Thermal sensors continually monitor the battery, and if a rise in temperature is detected, a switch is opened to prevent further charge or discharge. Similarly the charge and discharge currents are continually monitored, and if too much current is flowing, the battery switches off.

Another major battery manufacturer is Frezzi Energy Systems, a company based in Hawthorne, New Jersey that has been making batteries and lighting gear for more than 70 years. Frezzi has just announced its new Eylight, the first professional video camera light that includes an internal plug-in Li-ion battery that powers the 75-watt LED fixture for two hours. It’s the first video light integrated with a battery.

Frezzi makes two types of Li-ion camera batteries today — a 100 watt hour model that’s legal for air travel and a 240 watt hour model that cannot go on airplanes. All Frezzi battery packs work with both Anton/Bauer or V-Lock battery brackets.
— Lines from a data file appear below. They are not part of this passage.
+    TN3_M(F, 1, 0) G.b[3] = S[BP + TN3_ROW(sn) + 96]; TN3_PIN                                            \
+    TN3_M(F, 1, 1) G.a[1] = S[AP + TN3_ROW(sn) + 32]; TN3_PIN                                            \
+    TN3_M(F, 1, 2) X6; TN3_PIN                                                                               \
+    TN3_M(F, 1, 3)
+#define TN3_BQ(q, r) bq[q] = S[sc + (r) * TN3_RS]
+#define TN3_BSUM { const float rs = (bq[0] + bq[1]) + (bq[2] + bq[3]); bs += bias_on ? rs : 0.f; }
+    for (int t = 0; t < total; ++t) {
+        bias_on = do_bias && t < ntile;
+        load_begin(t + 2 < total ? t + 2 : total - 1);
+        const int Ac = cur * kStage + a_off, Bc = cur * kStage + kOp + b_off;
+        const int An = (cur ^ 1) * kStage + a_off, Bn = (cur ^ 1) * kStage + kOp + b_off;
+        const int sc = cur * kStage + s_off;
+        TN3_SLOT(F0, F1, Ac, Bc, 1, TN3_BQ(0, 0), TN3_BQ(1, 1), st_one(true, cur ^ 1, 0))
+        TN3_SLOT(F1, F0, Ac, Bc, 2, TN3_BQ(2, 2), TN3_BQ(3, 3), st_one(false, cur ^ 1, 0))
+        TN3_BSUM
+        TN3_SLOT(F0, F1, Ac, Bc, 3, TN3_BQ(0, 4), TN3_BQ(1, 5), ld_one(true, 0))
+        TN3_SLOT(F1, F0, Ac, Bc, 4, TN3_BQ(2, 6), TN3_BQ(3, 7), ld_one(false, 0))
+        TN3_BSUM
+        TN3_SLOT(F0, F1, Ac, Bc, 5, TN3_BQ(0, 8), TN3_BQ(1, 9), st_one(true, cur ^ 1, 1))
+        TN3_SLOT(F1, F0, Ac, Bc, 6, TN3_BQ(2, 10), TN3_BQ(3, 11), st_one(false, cur ^ 1, 1))
+        TN3_BSUM
+        TN3_SLOT(F0, F1, Ac, Bc, 7, TN3_BQ(0, 12), TN3_BQ(1, 13), ld_one(true, 1))
+        TN3_SLOT(F1, F0, Ac, Bc, 8, TN3_BQ(2, 14), TN3_BQ(3, 15), ld_one(false, 1))
+        TN3_BSUM
+        TN3_SLOT(F0, F1, Ac, Bc, 9, (void)0, (void)0, st_one(true, cur ^ 1, 2))
+        TN3_SLOT(F1, F0, Ac, Bc, 10, (void)0, (void)0, st_one(false, cur ^ 1, 2))
+        TN3_SLOT(F0, F1, Ac, Bc, 11, (void)0, (void)0, ld_one(true, 2))
+        TN3_SLOT(F1, F0, Ac, Bc, 12, (void)0, (void)0, ld_one(false, 2))
+        TN3_SLOT(F0, F1, Ac, Bc, 13, (void)0, (void)0, st_one(true, cur ^ 1, 3))
+        TN3_SLOT(F1, F0, Ac, Bc, 14, (void)0, (void)0, st_one(false, cur ^ 1, 3))
+        TN3_SLOT(F0, F1, Ac, Bc, 15, (void)0, (void)0, ld_one(true, 3))
+        __syncthreads();
+        TN3_SLOT(F1, F0, An, Bn, 0, (void)0, (void)0, ld_one(false, 3))
+        nvalid = nvalid_ld;
+        cur ^= 1;
+    }
+#undef TN3_PIN
+#undef TN3_M
+#undef TN3_ROW
+#undef TN3_SLOT
+#undef TN3_BQ
+#undef TN3_BSUM
+
+    float* __restrict__ slab = g.slab + (long long)grp * g.sSlab + (long long)split * N1p * N2p;
+#pragma unroll
+    for (int tm = 0; tm < 2; ++tm)
+#pragma unroll
+        for (int tn = 0; tn < 4; ++tn) {
+            const int col = n2_0 + wc * 128 + tn * 32 + li;
+#pragma unroll
+            for (int r = 0; r < 16; ++r) {
+                const int row = n1_0 + wr * 64 + tm * 32 + (r & 3) + 8 * (r >> 2) + 4 * lh;
+                slab[(long long)row * N2p + col] = acc[tm][tn][r];
+            }
+        }
+    if (do_bias) {
+        float* red = &smem[0][0][0];
+        red[kg * T + c] = bs;
+        __syncthreads();
+        if (tid < T) g.bias_slab[(long long)grp * g.sBiasSlab + (long long)split * N1p + n1_0 + tid] = red[tid] + red[T + tid];
+    }
+}
+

Jim Crawford, president of Frezzi and an Emmy Award winner for pioneering advanced batteries and chargers for television, said virtually all of his company’s research is now going into Li-ion batteries. 

“In terms of your everyday professional news photographers, it’s all lithium today, Crawford said. “And that goes for the entire battery industry, not just for us. I’d say 90 percent of all business is now lithium.”

Crawford said users just have to be careful when operating with Li-ion batteries. “Professionals know what to with travel restrictions these days,” he said. “The Department of Transportation doesn't want anything packed into luggage. You can’t even put your lipstick in there today. It all has to be in the carry-on.”

Though lithium technology now dominates the industry, Crawford said his and most competing companies still make NiMH batteries for those who need them. “We make a 150 watt hour nickel metal hydride battery and you can travel with those,” he said. “There are certain customers that still use those types of batteries.”

The trend toward DSLR video cameras has widened the battery market to the makers of the individual cameras. Yet, for running several devices in a professional high power video shooting rig, the major makers of batteries include Anton-Bauer, Frezzi, IDX, PAG, JAG, VECT and, yes, Cine 60.